Environmental Health Officer Bonnie Burnett said the Illinois Department of Public Health began testing mosquitos for the virus May 1. So far batches in three counties have tested positive, including one taken May 21 in Skokie. Mosquitos collected May 7 in DuPage County and a batch collected May 11 in Tazwell County have also tested positive, according to the state health department.

This is the seventh year the state has been hit with the virus, which first surfaced in 2002.

Burnett said health officials cannot predict how extensive the West Nile problem will be this year. Human cases usually do no turn up until at least July.

"They never know. If the spring is wet and the summer is hot and dry it tends to increase the amount of cases," she said.

"We did have a very wet spring and it was warmer than normal." she added. "But nobody knows."

No human or animal cases of West Nile-related diseases have been reported yet this year, according to the state.

In 2006 there were 215 human cases statewide with 10 deaths. That figure included 57 in suburban Cook County and another 29 in the City of Chicago.

In 2005 there were 252 human cases statewide with 12 of those fatal. In Cook County there were 135 human cases reported, 99 of those in the suburbs.

The best thing residents can do to protect themselves, Burnett said, is use an insect repellent.

Traditionally DEET (N,N-diethyl-m-toluamide) has been recommended to prevent mosquito bites.

In 2005 two other mosquito repellents were approved by the U.S. Environmental Protection Agency. Those are Picaridin, found in Cutter Advanced, and oil of lemon eucalyptus, a plant-based repellent.

Burnett said residents should use the repellents, particularly if they go out near dawn and dusk when mosquitos are most active. In addition, they should eliminate standing water, check screens on their homes for tears and wear long sleeves when they out.

"It's the single most important thing you can do," Burnett said.

State health officials will be testing dead birds again this year for the virus and also tracking dead birds, Burnett said.

Birds being tested include crows, blue jays, robins and other perching birds. In addition sick horses and humans with West Nile like symptoms will be tested.

Residents who find a sick or dying bird should report that to either the Cook County Health Department on its West Nile hotline, (708) 492-2650, or to Burnett at (847) 470-5221.

For testing, Burnett said birds must have been dead for less than 24 hours and not have any damage or signs of decomposition.

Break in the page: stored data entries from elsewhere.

__global__ void __launch_bounds__(BCD_THREADS, BCD_MINWAVES) bcd_chain_kernel(BcdArgs a)
{
    __shared__ double s_dp[2 * BCD_LDS_LABELS];
    __shared__ unsigned long long permv[2 * 4];
    __shared__ int permi[2 * 4 + 4];
    __shared__ __attribute__((aligned(16))) uint8_t tb[BCD_TB_STEPS * BCD_BACK_PITCH];
    extern __shared__ __attribute__((aligned(16))) uint32_t s_dyn[];
    uint32_t *bestf = s_dyn + 1;
    int *tnl;
    int *s_label = permi + 8;

    const int tid = threadIdx.x, lane = tid & 63, wave = __builtin_amdgcn_readfirstlane(tid >> 6);
    const int chain = blockIdx.x;
    const int W = a.W, LP = a.LP;
    const bool owner = tid < LP;
    const unsigned long long ownmask = ballot64(owner);
    const int tl = owner ? tid : LP - 1;
    int ty0, tx0, ys, xs, len;
    chain_geom(a.phase, chain, a.H, W, ty0, tx0, ys, xs, len);
    const int pstep = ys * W + xs;
    const int pix0 = ty0 * W + tx0;
    const int dir = ys != 0 ? 0 : 1;
    const int dirp = ys + xs;
    const uint32_t tpsi = (uint32_t)a.tpsi;
    const double tpsi_d = (double)a.tpsi;
    const double lamda = a.lamda;
    const BcdPass &ps = a.pass[blockIdx.y];
    const int32_t *g_nprop = ps.nprop;
    int32_t *g_best = ps.bestlabels;
    const uint2 *g_lab = ps.pl.lab;
    const uint32_t *g_masks = ps.pl.masks;
    const uint2 *g_bc = ps.pl.blkBC;
    const uint32_t pool_rows = ps.pl.pool_rows;
    uint8_t *back = ps.pl.back + ((size_t)chain * len) * BCD_BACK_PITCH;

    tnl = (int *)(bestf + len + 2);
    for (int i = tid; i < 2 * BCD_LDS_LABELS; i += BCD_THREADS) s_dp[i] = 1e300;
    for (int i = tid; i < len; i += BCD_THREADS) {
        int pix = pix0 + i * pstep;
        bestf[i] = g_lab[(size_t)pix * LP + g_best[pix]].x;
        tnl[i] = g_nprop[pix];
    }
    if (tid == 0) { bestf[-1] = 0u; bestf[len] = 0u; bestf[len + 1] = 0u; }
    __syncthreads();

    const uint32_t offl = (uint32_t)tl * 8u;
    const long long rowl = (long long)LP * 8, rowg = (long long)BCD_ROW_BC * 8;
    const long long strA = (long long)pstep * 2 * rowl, strL = (long long)pstep * rowl, strG = (long long)pstep * 2 * rowg;
    gptr_t pA = uniform_ptr((const char *)ps.pl.blkA + ((long long)pix0 * 2 + dir) * rowl);
    gptr_t pL = uniform_ptr((const char *)ps.pl.lab + (long long)pix0 * rowl);
    gptr_t pB = uniform_ptr((const char *)ps.pl.blkBC + ((long long)pix0 * 2 + dir) * rowg + (long long)wave * (BCD_CAP_B01 * 8));
    const uint32_t coff = (uint32_t)(BCD_ROW_B * 8 + wave * (BCD_CAP_C01 * 8) - wave * (BCD_CAP_B01 * 8));
    int nextA = 0, nextG = 0;
    auto advA = [&]() { const bool m = nextA + 1 < len; pA += m ? strA : 0; pL += m ? strL : 0; nextA++; };
    auto advG = [&]() { const bool m = nextG + 1 < len; pB += m ? strG : 0; nextG++; };
    auto ld8 = [](gptr_t base, uint32_t off) {
        const unsigned long long v = *reinterpret_cast<const __attribute__((address_space(1))) unsigned long long *>(base + off);
        return make_uint2((uint32_t)v, (uint32_t)(v >> 32));
    };
    auto fetchBC = [&](const uint2 &blkA, uint2 &B, uint2 &C) {
        const bool hb = owner && (blkA.y & BLK_HAS_B) != 0u, hc = owner && (blkA.y & BLK_HAS_C) != 0u;
        const unsigned long long mb = ballot64(hb);
        B = make_uint2(BLK_EMPTY_X, BLK_EMPTY_Y); C = make_uint2(BLK_EMPTY_X, BLK_EMPTY_Y);
        if (mb) {
            if (hb) B = ld8(pB, lane_rank(mb) * 8u);
            const unsigned long long mc = ballot64(hc);
            if (mc) { if (hc) C = ld8(pB, coff + lane_rank(mc) * 8u); }
        }
        advG();
    };
    uint2 A0, L0 = ld8(pL, offl); advA();
    uint2 A1 = ld8(pA, offl), L1 = ld8(pL, offl); advA();
    uint2 A2 = ld8(pA, offl), L2 = ld8(pL, offl); advA();
    uint2 A3 = ld8(pA, offl), L3 = ld8(pL, offl); advA();
    uint2 B1, C1, B0, C0;
    advG();
    fetchBC(A1, B1, C1);
    fetchBC(A2, B0, C0);

    {
        const uint32_t Fc = L0.x;
        const int ip = dirp, im = -dirp;
        const uint32_t s1 = (ip >= 0 && ip < len) ? min(tpsi, flow_l1_biased(Fc, bestf[ip])) : 0u;
        const uint32_t s2 = (im >= 0 && im < len) ? min(tpsi, flow_l1_biased(Fc, bestf[im])) : 0u;
        unsigned long long key = ~0ull;
        if (owner && tl < tnl[0]) {
            const double d0 = __dadd_rn((double)(s1 + s2), __dmul_rn(lamda, (double)__uint_as_float(L0.y)));
            s_dp[tl] = d0;
            key = (unsigned long long)__double_as_longlong(__dadd_rn(tpsi_d, d0));
        }
        int fl;
        const unsigned long long m = wave_key_min_asm(key, &fl);
        if (lane == 0) { permv[wave] = m; permi[wave] = wave * 64 + fl; }
    }
    A0 = ld8(pA, offl); L0 = ld8(pL, offl); advA();
    __syncthreads();

    int pn = tnl[0];
    __attribute__((address_space(1))) uint8_t *backrow = (__attribute__((address_space(1))) uint8_t *)uniform_ptr(back + BCD_BACK_PITCH);
    int tn_nx = tnl[1];
    uint32_t bfp_nx = bestf[1 + dirp], bfm_nx = bestf[1 - dirp];
    auto step = [&](auto curc, auto edgec, const int i, uint2 &inA, uint2 &inL, uint2 &inB, uint2 &inC, const uint2 &nxA) __attribute__((always_inline)) {
        constexpr int CUR = decltype(curc)::value;
        constexpr bool EDGE = decltype(edgec)::value != 0;
        const char *prev = reinterpret_cast<const char *>(s_dp + (CUR ^ 1) * BCD_LDS_LABELS);
        const int tn = tn_nx;
        const uint32_t bfp = bfp_nx, bfm = bfm_nx;
        tn_nx = tnl[min(i + 1, len - 1)];
        bfp_nx = bestf[i + 1 + dirp]; bfm_nx = bestf[i + 1 - dirp];
        const uint32_t ax = inA.x, ay = inA.y, bx = inB.x, by = inB.y, cx = inC.x, cy = inC.y;
        const uint32_t Fc = inL.x;
        const float lc = __uint_as_float(inL.y);
        const unsigned long long actmask = ballot64(tl < tn) & ownmask;
        const bool act = owner && tl < tn;
        uint32_t ad[BCD_BLK]; double dd[BCD_BLK];
#pragma unroll
        for (int j = 0; j < BCD_BLK; j++) {
            ad[j] = ((j < 4 ? ax >> (8 * j) : ay) & 0xFFu) << 3;
            dd[j] = *reinterpret_cast<const double *>(prev + ad[j]);
        }
        asm volatile("" ::: "memory");
        inA = ld8(pA, offl); inL = ld8(pL, offl); advA();
        fetchBC(nxA, inB, inC);
        Cand perm;
        double small;
        {
            const unsigned long long p0 = permv[(CUR ^ 1) * 4], p1 = permv[(CUR ^ 1) * 4 + 1], p2 = permv[(CUR ^ 1) * 4 + 2];
            const int i0 = permi[(CUR ^ 1) * 4], i1 = permi[(CUR ^ 1) * 4 + 1], i2 = permi[(CUR ^ 1) * 4 + 2];
            uint32_t lim1 = tpsi, lim2 = tpsi;
            if (EDGE) {
                const int ip = i + dirp, im = i - dirp;
                lim1 = (ip >= 0 && ip < len) ? tpsi : 0u; lim2 = (im >= 0 && im < len) ? tpsi : 0u;
            }
            const uint32_t s1 = min(flow_l1_biased(Fc, bfp), lim1);
            const uint32_t s2 = min(flow_l1_biased(Fc, bfm), lim2);
            unsigned long long pmn = p0; int pix_ = i0;
            if (p1 < pmn) { pmn = p1; pix_ = i1; }
            if (p2 < pmn) { pmn = p2; pix_ = i2; }
            perm.v = __longlong_as_double((long long)pmn); perm.k = pix_;
            small = __dadd_rn(__dadd_rn(__dmul_rn(lamda, (double)lc), (double)s1), (double)s2);
        }
        auto node = [](double &va, uint32_t &ka, const double vb, const uint32_t kb) {
            const bool t = vb < va;
            va = __builtin_fmin(va, vb); ka = t ? kb : ka;
        };
        auto block_min = [&](double (&d)[BCD_BLK], uint32_t (&k)[BCD_BLK], const uint32_t y, double &v, uint32_t &kk) {
#pragma unroll
            for (int j = 0; j < BCD_BLK; j++) d[j] = __dadd_rn(d[j], (double)((y >> (8 + 4 * j)) & 7u));
            node(d[0], k[0], d[1], k[1]); node(d[2], k[2], d[3], k[3]);
            node(d[0], k[0], d[2], k[2]); node(d[0], k[0], d[4], k[4]);
            v = d[0]; kk = k[0];
        };
        double bestv; uint32_t besta;
        block_min(dd, ad, ay, bestv, besta);
        if ((ballot64((ay >> 28) > BCD_BLK) & actmask) != 0ull) {
            uint32_t a2[BCD_BLK]; double d2[BCD_BLK];
#pragma unroll
            for (int j = 0; j < BCD_BLK; j++) { a2[j] = ((j < 4 ? bx >> (8 * j) : by) & 0xFFu) << 3; d2[j] = *reinterpret_cast<const double *>(prev + a2[j]); }
            { double vb; uint32_t kb; block_min(d2, a2, by, vb, kb); node(bestv, besta, vb, kb); }
            if (__builtin_expect((ballot64((ay >> 28) > 2 * BCD_BLK) & actmask) != 0ull, 0)) {
#pragma unroll
                for (int j = 0; j < BCD_BLK; j++) { a2[j] = ((j < 4 ? cx >> (8 * j) : cy) & 0xFFu) << 3; d2[j] = *reinterpret_cast<const double *>(prev + a2[j]); }
                { double vc; uint32_t kc; block_min(d2, a2, cy, vc, kc); node(bestv, besta, vc, kc); }
                const bool more = act && (ay & BLK_MORE) != 0u;
                const unsigned long long moremask = ballot64(more);
                if (__builtin_expect(moremask != 0ull, 0)) {
                    const int klast = (int)(((ay & BLK_HAS_C) ? cy : (ay & BLK_HAS_B) ? by : ay) & 0xFFu);
                    const size_t cpix = (size_t)(pix0 + i * pstep), ppix = (size_t)(pix0 + (i - 1) * pstep);
                    const uint2 *plab = g_lab + ppix * LP;
                    unsigned long long w0 = 0, w1 = 0, w2 = 0;
                    if (more) {
                        const uint32_t mbase = reinterpret_cast<const uint32_t *>(g_bc + (cpix * 2 + dir) * BCD_ROW_BC + BCD_ROW_B + BCD_ROW_C)[wave];
                        const uint32_t slot = mbase + lane_rank(moremask);
                        if (slot < pool_rows) {
                            const uint32_t *mrow = g_masks + (size_t)slot * BCD_MASK_WORDS;
                            w0 = (unsigned long long)mrow[0] | ((unsigned long long)mrow[1] << 32);
                            w1 = (unsigned long long)mrow[2] | ((unsigned long long)mrow[3] << 32);
                            w2 = (unsigned long long)mrow[4];
                        } else {
                            for (int k = klast + 1; k < pn; k++) {
                                const unsigned long long bit = flow_l1_biased(Fc, plab[k].x) < tpsi ? 1ull << (k & 63) : 0ull;
                                if (k < 64) w0 |= bit; else if (k < 128) w1 |= bit; else w2 |= bit;
                            }
                        }
                        const int b = klast & 63;
                        const unsigned long long keep = b == 63 ? 0ull : (~0ull << (b + 1));
                        if (klast < 64) w0 &= keep; else if (klast < 128) { w0 = 0; w1 &= keep; } else { w0 = 0; w1 = 0; w2 &= keep; }
                    }
                    int base = 0;
                    auto next_bit = [&](bool &valid) {
                        if (w0 == 0) { w0 = w1; w1 = w2; w2 = 0; base += 64; if (w0 == 0) { w0 = w1; w1 = 0; base += 64; } }
                        valid = w0 != 0;
                        int k = 0;
                        if (valid) { k = base + __ffsll((long long)w0) - 1; w0 &= w0 - 1; }
                        return k;
                    };
                    while (w0 | w1 | w2) {
                        bool v[4]; int kk[4]; double d4[4]; uint32_t ff[4];
#pragma unroll
                        for (int j = 0; j < 4; j++) kk[j] = next_bit(v[j]);
#pragma unroll
                        for (int j = 0; j < 4; j++) { d4[j] = *reinterpret_cast<const double *>(prev + 8 * kk[j]); ff[j] = plab[kk[j]].x; }
#pragma unroll
                        for (int j = 0; j < 4; j++) {
                            const double c = __dadd_rn(d4[j], (double)flow_l1_biased(Fc, ff[j]));
                            const bool t = v[j] && c < bestv;
                            bestv = t ? c : bestv; besta = t ? (uint32_t)kk[j] << 3 : besta;
                        }
                    }
                }
            }
        }
        unsigned long long key;
        {
            const bool found = bestv < 1e300;
            const double mincost = found ? bestv : perm.v;
            const int pl_ = found ? (int)(besta >> 3) : perm.k;
            const double dpc = __dadd_rn(mincost, small);
            s_dp[CUR * BCD_LDS_LABELS + tid] = dpc;
            backrow[tid] = (uint8_t)pl_;
            backrow += BCD_BACK_PITCH;
            key = act ? (unsigned long long)__double_as_longlong(__dadd_rn(tpsi_d, dpc)) : ~0ull;
        }
        {
            int fl;
            const unsigned long long m = wave_key_min_asm(key, &fl);
            if (lane == 0) { permv[CUR * 4 + wave] = m; permi[CUR * 4 + wave] = wave * 64 + fl; }
        }
        asm volatile("s_waitcnt lgkmcnt(0)" ::: "memory");
        __builtin_amdgcn_s_barrier();
        asm volatile("" ::: "memory");
        pn = tn;
    };
    int i = 1;
    for (; i + 4 < len; i += 4) {
        step(IntC<1>(), IntC<0>(), i, A1, L1, B1, C1, A3);
        step(IntC<0>(), IntC<0>(), i + 1, A2, L2, B0, C0, A0);
        step(IntC<1>(), IntC<0>(), i + 2, A3, L3, B1, C1, A1);
        step(IntC<0>(), IntC<0>(), i + 3, A0, L0, B0, C0, A2);
    }
    if (i < len) step(IntC<1>(), IntC<1>(), i, A1, L1, B1, C1, A3);
    if (i + 1 < len) step(IntC<0>(), IntC<1>(), i + 1, A2, L2, B0, C0, A0);
    if (i + 2 < len) step(IntC<1>(), IntC<1>(), i + 2, A3, L3, B1, C1, A1);
    if (i + 3 < len) step(IntC<0>(), IntC<1>(), i + 3, A0, L0, B0, C0, A2);
    const int cur = (len & 1) ? 1 : 0;

    if (tid < 64) {
        const double *dp = s_dp + (cur ^ 1) * BCD_LDS_LABELS;
        Cand m; m.v = 800000.0; m.k = 0x7fffffff;
        for (int k = lane; k < pn; k += 64) { double c = dp[k]; if (c < m.v) { m.v = c; m.k = k; } }
        wave_min_lane0(m);
        if (tid == 0) *s_label = m.k == 0x7fffffff ? 0 : m.k;
    }
    __syncthreads();
    int plb = *s_label;
    if (tid == 0) g_best[pix0 + (len - 1) * pstep] = plb;
    for (int hi = len - 1; hi >= 1; hi -= BCD_TB_STEPS) {
        const int lo = max(1, hi - BCD_TB_STEPS + 1);
        const int nbytes = (hi - lo + 1) * BCD_BACK_PITCH;
        const uint4 *src = reinterpret_cast<const uint4 *>(back + (size_t)lo * BCD_BACK_PITCH);
        for (int j = tid; j < nbytes / 16; j += BCD_THREADS) reinterpret_cast<uint4 *>(tb)[j] = src[j];
        __syncthreads();
        if (tid == 0) {
            for (int i2 = hi; i2 >= lo; i2--) {
                plb = tb[(i2 - lo) * BCD_BACK_PITCH + plb];
                g_best[pix0 + (i2 - 1) * pstep] = plb;
            }
            *s_label = plb;
        }
        __syncthreads();
        plb = *s_label;
    }
}

static void phase_dims(const dflow_params *p, int phase, int &nchains, int &len)
{
    int H = p->pich, W = p->picw;
    if (phase == 0) { nchains = (W + 1) / 2; len = H; }
    else if (phase == 1) { nchains = (H + 1) / 2; len = W; }
    else if (phase == 2) { nchains = W / 2; len = H; }
    else { nchains = H / 2; len = W; }
}

static uint32_t pool_rows_of(const dflow_params *p)
{
    const size_t rows = (size_t)p->pich * p->picw * 2 * p->label_pitch / BCD_POOL_DIV;
    return (uint32_t)(rows < 4096 ? 4096 : rows);
}

static BcdPlanes planes_of(const dflow_params *p, void *ws, size_t *bytes = nullptr)
{
    const size_t n = (size_t)p->pich * p->picw;
    size_t back = 0;
    for (int ph = 0; ph < 4; ph++) {
        int nchains, len;
        phase_dims(p, ph, nchains, len);
        const size_t b = (size_t)nchains * len * BCD_BACK_PITCH;
        if (b > back) back = b;
    }
    WsCarver c(ws);
    BcdPlanes pl;
    pl.pool_rows = pool_rows_of(p);
    pl.back = c.take<uint8_t>(back);
    pl.lab = c.take<uint2>(n * p->label_pitch);
    pl.blkA = c.take<uint2>(n * 2 * p->label_pitch);
    pl.blkBC = c.take<uint2>(n * 2 * BCD_ROW_BC);
    pl.masks = c.take<uint32_t>((size_t)pl.pool_rows * BCD_MASK_WORDS);
    pl.cursor = c.take<uint32_t>(256 / sizeof(uint32_t));
    if (bytes) *bytes = c.bytes;
    return pl;
}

However, she said, even those that do not qualify for testing are being tracked this summer.

"We also track the dead birds that aren't tested," she said.

About one in 150 people infected with the West Nile virus will develop severe illness.

The symptoms can include high fever, headache, neck stiffness, stupor, disorientation, coma, tremors, convulsions, muscle weakness, vision loss, numbness and paralysis. These symptoms may last several weeks, and neurological effects may be permanent.

Up to 20 percent of the people who become infected will display symptoms which can include fever, headache, and body aches, nausea, vomiting, and sometimes swollen lymph glands or a skin rash on the chest, stomach and back. Symptoms can last for as short as a few days, though even healthy people have been sick for several weeks.

Approximately 80 percent of people, about four out of five, who are infected will not show any symptoms at all, according to the Centers for Disease Control.

The worst year so far for human infections came in 2002 when Illinois led the nation with 884 cases and 66 deaths. That was the year that former mayor Dan Scanlon became ill with West Nile encephalitis and his wife died from a West Nile-related illness.